=== Stored items ===
* * * * * * *

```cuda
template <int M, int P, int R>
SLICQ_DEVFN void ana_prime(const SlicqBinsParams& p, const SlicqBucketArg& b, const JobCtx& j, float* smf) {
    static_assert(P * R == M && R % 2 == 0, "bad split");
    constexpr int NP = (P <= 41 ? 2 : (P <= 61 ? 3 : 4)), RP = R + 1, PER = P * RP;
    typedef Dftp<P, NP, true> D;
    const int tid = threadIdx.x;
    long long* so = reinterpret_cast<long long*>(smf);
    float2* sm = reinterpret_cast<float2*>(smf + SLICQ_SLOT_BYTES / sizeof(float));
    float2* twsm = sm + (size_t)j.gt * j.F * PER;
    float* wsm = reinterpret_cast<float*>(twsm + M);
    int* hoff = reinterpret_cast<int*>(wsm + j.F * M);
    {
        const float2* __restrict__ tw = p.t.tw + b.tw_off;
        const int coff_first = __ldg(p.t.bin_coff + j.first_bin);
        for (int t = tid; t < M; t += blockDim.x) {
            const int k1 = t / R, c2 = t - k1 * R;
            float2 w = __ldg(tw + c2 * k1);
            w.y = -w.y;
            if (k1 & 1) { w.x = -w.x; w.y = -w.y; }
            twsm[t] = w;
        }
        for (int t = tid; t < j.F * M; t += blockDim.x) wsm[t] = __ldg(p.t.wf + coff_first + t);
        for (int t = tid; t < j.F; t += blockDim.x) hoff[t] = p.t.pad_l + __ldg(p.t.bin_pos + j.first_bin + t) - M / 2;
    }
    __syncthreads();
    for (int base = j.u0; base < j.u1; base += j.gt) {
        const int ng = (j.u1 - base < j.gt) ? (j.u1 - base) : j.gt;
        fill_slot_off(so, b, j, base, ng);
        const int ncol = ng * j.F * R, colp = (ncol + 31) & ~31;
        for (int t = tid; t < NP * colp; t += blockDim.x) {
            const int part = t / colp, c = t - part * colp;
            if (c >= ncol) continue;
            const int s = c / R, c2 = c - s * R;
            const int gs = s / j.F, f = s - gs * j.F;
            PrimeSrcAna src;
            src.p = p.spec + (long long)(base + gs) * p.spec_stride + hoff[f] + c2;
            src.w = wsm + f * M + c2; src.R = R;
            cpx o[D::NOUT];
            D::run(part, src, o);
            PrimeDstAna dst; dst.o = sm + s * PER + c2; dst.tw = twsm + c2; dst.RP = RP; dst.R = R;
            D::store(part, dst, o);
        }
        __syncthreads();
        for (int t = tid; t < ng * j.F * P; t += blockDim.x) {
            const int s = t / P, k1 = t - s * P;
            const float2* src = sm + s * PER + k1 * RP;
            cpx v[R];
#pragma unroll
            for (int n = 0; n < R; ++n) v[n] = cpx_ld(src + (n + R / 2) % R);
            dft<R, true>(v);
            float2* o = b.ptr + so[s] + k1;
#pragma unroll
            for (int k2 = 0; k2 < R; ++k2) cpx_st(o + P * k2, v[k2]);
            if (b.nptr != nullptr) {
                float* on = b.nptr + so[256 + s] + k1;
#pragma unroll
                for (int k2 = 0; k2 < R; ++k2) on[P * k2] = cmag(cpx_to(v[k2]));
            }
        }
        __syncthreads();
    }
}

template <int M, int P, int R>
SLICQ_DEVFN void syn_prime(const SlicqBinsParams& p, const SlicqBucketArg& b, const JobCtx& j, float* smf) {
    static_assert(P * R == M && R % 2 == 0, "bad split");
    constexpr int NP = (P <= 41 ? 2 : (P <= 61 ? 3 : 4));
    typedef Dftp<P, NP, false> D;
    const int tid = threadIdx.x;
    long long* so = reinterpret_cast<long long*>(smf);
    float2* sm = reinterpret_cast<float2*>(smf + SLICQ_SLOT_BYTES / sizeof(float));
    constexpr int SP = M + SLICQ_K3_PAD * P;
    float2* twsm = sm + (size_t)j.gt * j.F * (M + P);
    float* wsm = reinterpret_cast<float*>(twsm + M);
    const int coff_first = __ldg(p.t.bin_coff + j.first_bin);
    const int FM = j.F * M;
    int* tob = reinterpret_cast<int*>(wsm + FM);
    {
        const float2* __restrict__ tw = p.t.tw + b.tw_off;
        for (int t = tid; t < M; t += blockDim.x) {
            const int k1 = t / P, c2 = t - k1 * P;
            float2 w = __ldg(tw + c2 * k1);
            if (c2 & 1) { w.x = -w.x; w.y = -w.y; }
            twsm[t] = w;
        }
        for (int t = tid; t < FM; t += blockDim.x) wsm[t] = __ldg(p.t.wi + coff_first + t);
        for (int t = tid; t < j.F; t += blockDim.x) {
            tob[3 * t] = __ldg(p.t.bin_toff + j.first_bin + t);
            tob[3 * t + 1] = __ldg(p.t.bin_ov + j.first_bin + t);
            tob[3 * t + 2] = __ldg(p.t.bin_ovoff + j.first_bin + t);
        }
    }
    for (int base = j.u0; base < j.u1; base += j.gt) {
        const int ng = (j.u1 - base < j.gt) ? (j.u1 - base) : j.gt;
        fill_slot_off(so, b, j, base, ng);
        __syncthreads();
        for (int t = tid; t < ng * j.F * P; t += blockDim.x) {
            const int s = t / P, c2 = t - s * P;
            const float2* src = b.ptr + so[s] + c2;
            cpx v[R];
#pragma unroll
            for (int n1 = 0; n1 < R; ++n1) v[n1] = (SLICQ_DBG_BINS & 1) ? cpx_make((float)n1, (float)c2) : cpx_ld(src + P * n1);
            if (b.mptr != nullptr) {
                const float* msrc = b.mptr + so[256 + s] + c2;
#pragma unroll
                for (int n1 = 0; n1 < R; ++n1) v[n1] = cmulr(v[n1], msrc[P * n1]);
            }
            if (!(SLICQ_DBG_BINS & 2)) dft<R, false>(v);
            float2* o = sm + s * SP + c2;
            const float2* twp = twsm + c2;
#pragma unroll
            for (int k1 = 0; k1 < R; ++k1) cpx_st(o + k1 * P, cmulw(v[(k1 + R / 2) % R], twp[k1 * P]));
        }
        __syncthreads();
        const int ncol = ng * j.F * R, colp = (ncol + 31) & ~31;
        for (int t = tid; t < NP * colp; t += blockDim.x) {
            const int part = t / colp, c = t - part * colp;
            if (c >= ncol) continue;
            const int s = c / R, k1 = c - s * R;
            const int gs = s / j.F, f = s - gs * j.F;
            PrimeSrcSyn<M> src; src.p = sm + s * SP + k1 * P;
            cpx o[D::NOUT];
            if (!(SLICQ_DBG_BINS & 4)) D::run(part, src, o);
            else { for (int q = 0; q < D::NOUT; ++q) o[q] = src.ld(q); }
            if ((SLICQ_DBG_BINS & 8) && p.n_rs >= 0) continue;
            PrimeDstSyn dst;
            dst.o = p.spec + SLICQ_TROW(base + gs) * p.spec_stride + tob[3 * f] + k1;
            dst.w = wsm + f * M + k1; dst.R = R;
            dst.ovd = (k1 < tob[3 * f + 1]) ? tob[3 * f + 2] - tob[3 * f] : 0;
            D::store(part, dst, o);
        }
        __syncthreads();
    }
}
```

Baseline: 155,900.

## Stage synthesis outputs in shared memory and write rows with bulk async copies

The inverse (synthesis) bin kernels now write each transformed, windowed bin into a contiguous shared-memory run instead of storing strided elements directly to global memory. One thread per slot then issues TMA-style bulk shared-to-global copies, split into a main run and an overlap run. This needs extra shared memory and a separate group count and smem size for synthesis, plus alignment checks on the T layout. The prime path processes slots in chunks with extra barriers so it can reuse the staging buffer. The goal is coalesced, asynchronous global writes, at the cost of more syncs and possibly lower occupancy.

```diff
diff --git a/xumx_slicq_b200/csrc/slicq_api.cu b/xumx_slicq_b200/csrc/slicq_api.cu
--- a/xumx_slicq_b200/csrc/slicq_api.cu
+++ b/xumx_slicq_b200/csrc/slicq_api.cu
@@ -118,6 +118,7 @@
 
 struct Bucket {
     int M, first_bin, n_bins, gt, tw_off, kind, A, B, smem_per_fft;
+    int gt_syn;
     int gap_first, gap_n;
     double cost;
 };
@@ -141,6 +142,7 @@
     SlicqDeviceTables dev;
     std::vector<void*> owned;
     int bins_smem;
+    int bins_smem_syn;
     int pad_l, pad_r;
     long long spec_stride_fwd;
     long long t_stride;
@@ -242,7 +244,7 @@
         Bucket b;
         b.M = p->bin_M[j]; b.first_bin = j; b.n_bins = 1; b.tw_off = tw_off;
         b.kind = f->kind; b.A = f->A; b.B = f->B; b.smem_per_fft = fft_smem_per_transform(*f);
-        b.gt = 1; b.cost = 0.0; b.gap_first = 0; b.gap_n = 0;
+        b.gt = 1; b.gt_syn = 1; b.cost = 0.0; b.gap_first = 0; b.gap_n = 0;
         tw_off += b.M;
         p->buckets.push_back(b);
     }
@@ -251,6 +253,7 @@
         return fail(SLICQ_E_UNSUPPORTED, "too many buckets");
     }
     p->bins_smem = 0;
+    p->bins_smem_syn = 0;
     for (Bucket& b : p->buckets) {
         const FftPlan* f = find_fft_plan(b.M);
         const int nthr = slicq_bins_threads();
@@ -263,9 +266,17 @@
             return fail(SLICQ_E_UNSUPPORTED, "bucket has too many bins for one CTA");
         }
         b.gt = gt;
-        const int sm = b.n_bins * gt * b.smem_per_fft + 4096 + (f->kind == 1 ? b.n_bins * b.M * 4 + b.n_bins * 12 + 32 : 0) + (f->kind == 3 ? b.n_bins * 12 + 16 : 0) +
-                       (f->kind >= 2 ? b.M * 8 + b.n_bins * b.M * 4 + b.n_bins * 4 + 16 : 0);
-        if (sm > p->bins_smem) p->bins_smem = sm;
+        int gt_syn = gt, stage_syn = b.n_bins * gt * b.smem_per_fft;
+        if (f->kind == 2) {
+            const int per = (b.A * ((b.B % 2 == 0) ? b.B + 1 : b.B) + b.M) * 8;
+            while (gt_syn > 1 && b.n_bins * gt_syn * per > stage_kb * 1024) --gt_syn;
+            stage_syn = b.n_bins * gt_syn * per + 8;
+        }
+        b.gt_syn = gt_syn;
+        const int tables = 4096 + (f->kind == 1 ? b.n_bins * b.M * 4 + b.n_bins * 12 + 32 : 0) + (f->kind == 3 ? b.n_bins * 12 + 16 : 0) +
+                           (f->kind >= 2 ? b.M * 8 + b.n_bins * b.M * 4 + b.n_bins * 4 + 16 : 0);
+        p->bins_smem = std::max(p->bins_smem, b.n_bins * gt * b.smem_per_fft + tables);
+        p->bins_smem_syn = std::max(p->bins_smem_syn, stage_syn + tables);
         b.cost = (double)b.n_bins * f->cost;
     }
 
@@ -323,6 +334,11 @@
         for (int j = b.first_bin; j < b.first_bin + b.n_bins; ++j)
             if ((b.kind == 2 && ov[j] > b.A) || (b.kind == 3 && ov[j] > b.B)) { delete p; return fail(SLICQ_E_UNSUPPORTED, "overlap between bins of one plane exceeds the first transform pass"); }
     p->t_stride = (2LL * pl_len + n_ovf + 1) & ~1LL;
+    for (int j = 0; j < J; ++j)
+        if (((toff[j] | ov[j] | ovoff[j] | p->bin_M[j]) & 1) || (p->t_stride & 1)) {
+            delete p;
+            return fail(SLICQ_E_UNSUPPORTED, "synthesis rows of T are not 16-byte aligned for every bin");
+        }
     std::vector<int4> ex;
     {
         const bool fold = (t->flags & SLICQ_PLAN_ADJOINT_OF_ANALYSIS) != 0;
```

* * * * * * *

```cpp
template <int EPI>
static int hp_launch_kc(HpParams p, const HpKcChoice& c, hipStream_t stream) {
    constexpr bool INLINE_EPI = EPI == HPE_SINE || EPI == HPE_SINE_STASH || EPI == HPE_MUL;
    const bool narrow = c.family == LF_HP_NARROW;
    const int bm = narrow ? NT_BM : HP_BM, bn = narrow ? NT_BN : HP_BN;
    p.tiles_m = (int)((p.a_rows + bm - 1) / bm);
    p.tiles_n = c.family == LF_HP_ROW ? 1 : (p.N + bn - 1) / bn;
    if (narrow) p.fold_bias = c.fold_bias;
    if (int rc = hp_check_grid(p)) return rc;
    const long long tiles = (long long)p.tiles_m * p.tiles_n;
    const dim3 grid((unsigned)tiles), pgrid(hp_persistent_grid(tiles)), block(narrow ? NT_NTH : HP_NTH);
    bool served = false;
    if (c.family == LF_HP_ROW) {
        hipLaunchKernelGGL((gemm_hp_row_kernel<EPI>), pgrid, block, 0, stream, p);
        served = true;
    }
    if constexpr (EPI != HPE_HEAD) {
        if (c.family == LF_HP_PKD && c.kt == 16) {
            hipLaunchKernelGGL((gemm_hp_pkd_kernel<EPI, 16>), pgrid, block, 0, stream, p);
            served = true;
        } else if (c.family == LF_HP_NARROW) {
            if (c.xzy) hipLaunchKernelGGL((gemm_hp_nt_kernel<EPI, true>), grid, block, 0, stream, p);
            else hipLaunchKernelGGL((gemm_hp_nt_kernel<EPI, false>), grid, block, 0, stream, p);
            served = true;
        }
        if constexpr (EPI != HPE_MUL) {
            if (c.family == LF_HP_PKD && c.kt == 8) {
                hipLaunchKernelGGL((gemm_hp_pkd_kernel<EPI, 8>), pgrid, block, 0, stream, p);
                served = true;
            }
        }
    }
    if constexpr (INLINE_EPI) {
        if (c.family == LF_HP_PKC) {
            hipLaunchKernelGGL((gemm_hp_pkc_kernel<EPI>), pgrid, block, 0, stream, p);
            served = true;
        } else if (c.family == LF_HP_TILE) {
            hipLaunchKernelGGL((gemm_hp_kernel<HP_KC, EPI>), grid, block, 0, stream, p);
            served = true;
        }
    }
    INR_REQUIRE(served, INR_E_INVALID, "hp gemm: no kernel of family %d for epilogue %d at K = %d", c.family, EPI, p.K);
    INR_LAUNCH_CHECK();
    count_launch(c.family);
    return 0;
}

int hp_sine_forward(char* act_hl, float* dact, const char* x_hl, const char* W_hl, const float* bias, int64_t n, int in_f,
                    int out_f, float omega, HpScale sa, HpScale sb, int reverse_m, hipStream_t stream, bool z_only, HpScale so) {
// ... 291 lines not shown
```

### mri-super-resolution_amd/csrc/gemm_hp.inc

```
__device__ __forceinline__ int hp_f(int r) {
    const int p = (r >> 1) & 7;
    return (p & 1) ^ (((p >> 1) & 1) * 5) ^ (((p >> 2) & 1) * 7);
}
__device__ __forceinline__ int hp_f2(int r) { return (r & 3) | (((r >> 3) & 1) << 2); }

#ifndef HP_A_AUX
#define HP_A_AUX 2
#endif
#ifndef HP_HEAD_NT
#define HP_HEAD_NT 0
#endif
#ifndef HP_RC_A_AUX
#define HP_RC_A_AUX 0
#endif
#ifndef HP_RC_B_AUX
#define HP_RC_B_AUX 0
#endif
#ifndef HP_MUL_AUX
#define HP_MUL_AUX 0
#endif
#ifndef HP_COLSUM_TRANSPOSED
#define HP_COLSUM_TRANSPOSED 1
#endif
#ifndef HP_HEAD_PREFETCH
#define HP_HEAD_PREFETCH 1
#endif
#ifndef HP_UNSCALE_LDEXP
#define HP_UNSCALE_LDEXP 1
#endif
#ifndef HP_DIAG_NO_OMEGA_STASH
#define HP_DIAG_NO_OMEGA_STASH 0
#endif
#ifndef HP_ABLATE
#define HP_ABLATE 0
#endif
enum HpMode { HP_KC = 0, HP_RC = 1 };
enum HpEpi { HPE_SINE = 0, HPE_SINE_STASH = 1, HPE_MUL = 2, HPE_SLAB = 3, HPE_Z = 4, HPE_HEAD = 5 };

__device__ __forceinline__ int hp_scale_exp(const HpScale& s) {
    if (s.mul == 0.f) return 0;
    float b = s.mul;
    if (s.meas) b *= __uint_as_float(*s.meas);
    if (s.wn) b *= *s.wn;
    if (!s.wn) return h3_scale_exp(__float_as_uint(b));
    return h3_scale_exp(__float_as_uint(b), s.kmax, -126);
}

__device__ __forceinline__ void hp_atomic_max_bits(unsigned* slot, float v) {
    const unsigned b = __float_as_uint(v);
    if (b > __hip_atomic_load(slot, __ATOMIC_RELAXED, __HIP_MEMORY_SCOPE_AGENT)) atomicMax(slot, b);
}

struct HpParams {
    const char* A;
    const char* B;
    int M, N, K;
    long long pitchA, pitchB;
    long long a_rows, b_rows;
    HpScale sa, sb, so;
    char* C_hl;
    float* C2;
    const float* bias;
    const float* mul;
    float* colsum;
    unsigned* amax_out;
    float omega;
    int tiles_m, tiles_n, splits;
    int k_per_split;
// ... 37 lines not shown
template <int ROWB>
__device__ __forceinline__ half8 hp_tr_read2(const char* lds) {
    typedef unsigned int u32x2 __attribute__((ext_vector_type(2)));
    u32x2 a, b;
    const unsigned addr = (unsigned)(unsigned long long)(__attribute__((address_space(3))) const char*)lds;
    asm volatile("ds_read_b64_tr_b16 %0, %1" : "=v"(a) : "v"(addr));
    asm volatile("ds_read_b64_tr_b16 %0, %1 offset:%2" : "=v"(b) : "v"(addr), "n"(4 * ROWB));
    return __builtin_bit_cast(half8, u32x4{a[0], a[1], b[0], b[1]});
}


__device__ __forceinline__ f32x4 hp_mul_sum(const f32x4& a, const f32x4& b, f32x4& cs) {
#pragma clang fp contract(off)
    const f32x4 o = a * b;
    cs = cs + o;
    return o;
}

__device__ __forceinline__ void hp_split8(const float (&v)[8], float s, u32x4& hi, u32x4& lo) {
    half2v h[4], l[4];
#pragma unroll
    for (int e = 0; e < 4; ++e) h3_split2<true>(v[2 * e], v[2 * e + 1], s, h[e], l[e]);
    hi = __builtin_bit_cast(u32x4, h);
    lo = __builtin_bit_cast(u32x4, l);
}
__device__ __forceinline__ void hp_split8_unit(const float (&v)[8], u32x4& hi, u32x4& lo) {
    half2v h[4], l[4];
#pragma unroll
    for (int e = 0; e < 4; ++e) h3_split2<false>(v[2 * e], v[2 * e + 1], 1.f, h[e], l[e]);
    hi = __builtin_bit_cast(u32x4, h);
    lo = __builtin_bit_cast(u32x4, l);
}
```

* * * * * * *

=== Directions for this task ===
Among the entries above, which lines include "addr"? List them all.

=== Reply to the exercise ===
    const unsigned addr = (unsigned)(unsigned long long)(__attribute__((address_space(3))) const char*)lds;
    asm volatile("ds_read_b64_tr_b16 %0, %1" : "=v"(a) : "v"(addr));
    asm volatile("ds_read_b64_tr_b16 %0, %1 offset:%2" : "=v"(b) : "v"(addr), "n"(4 * ROWB));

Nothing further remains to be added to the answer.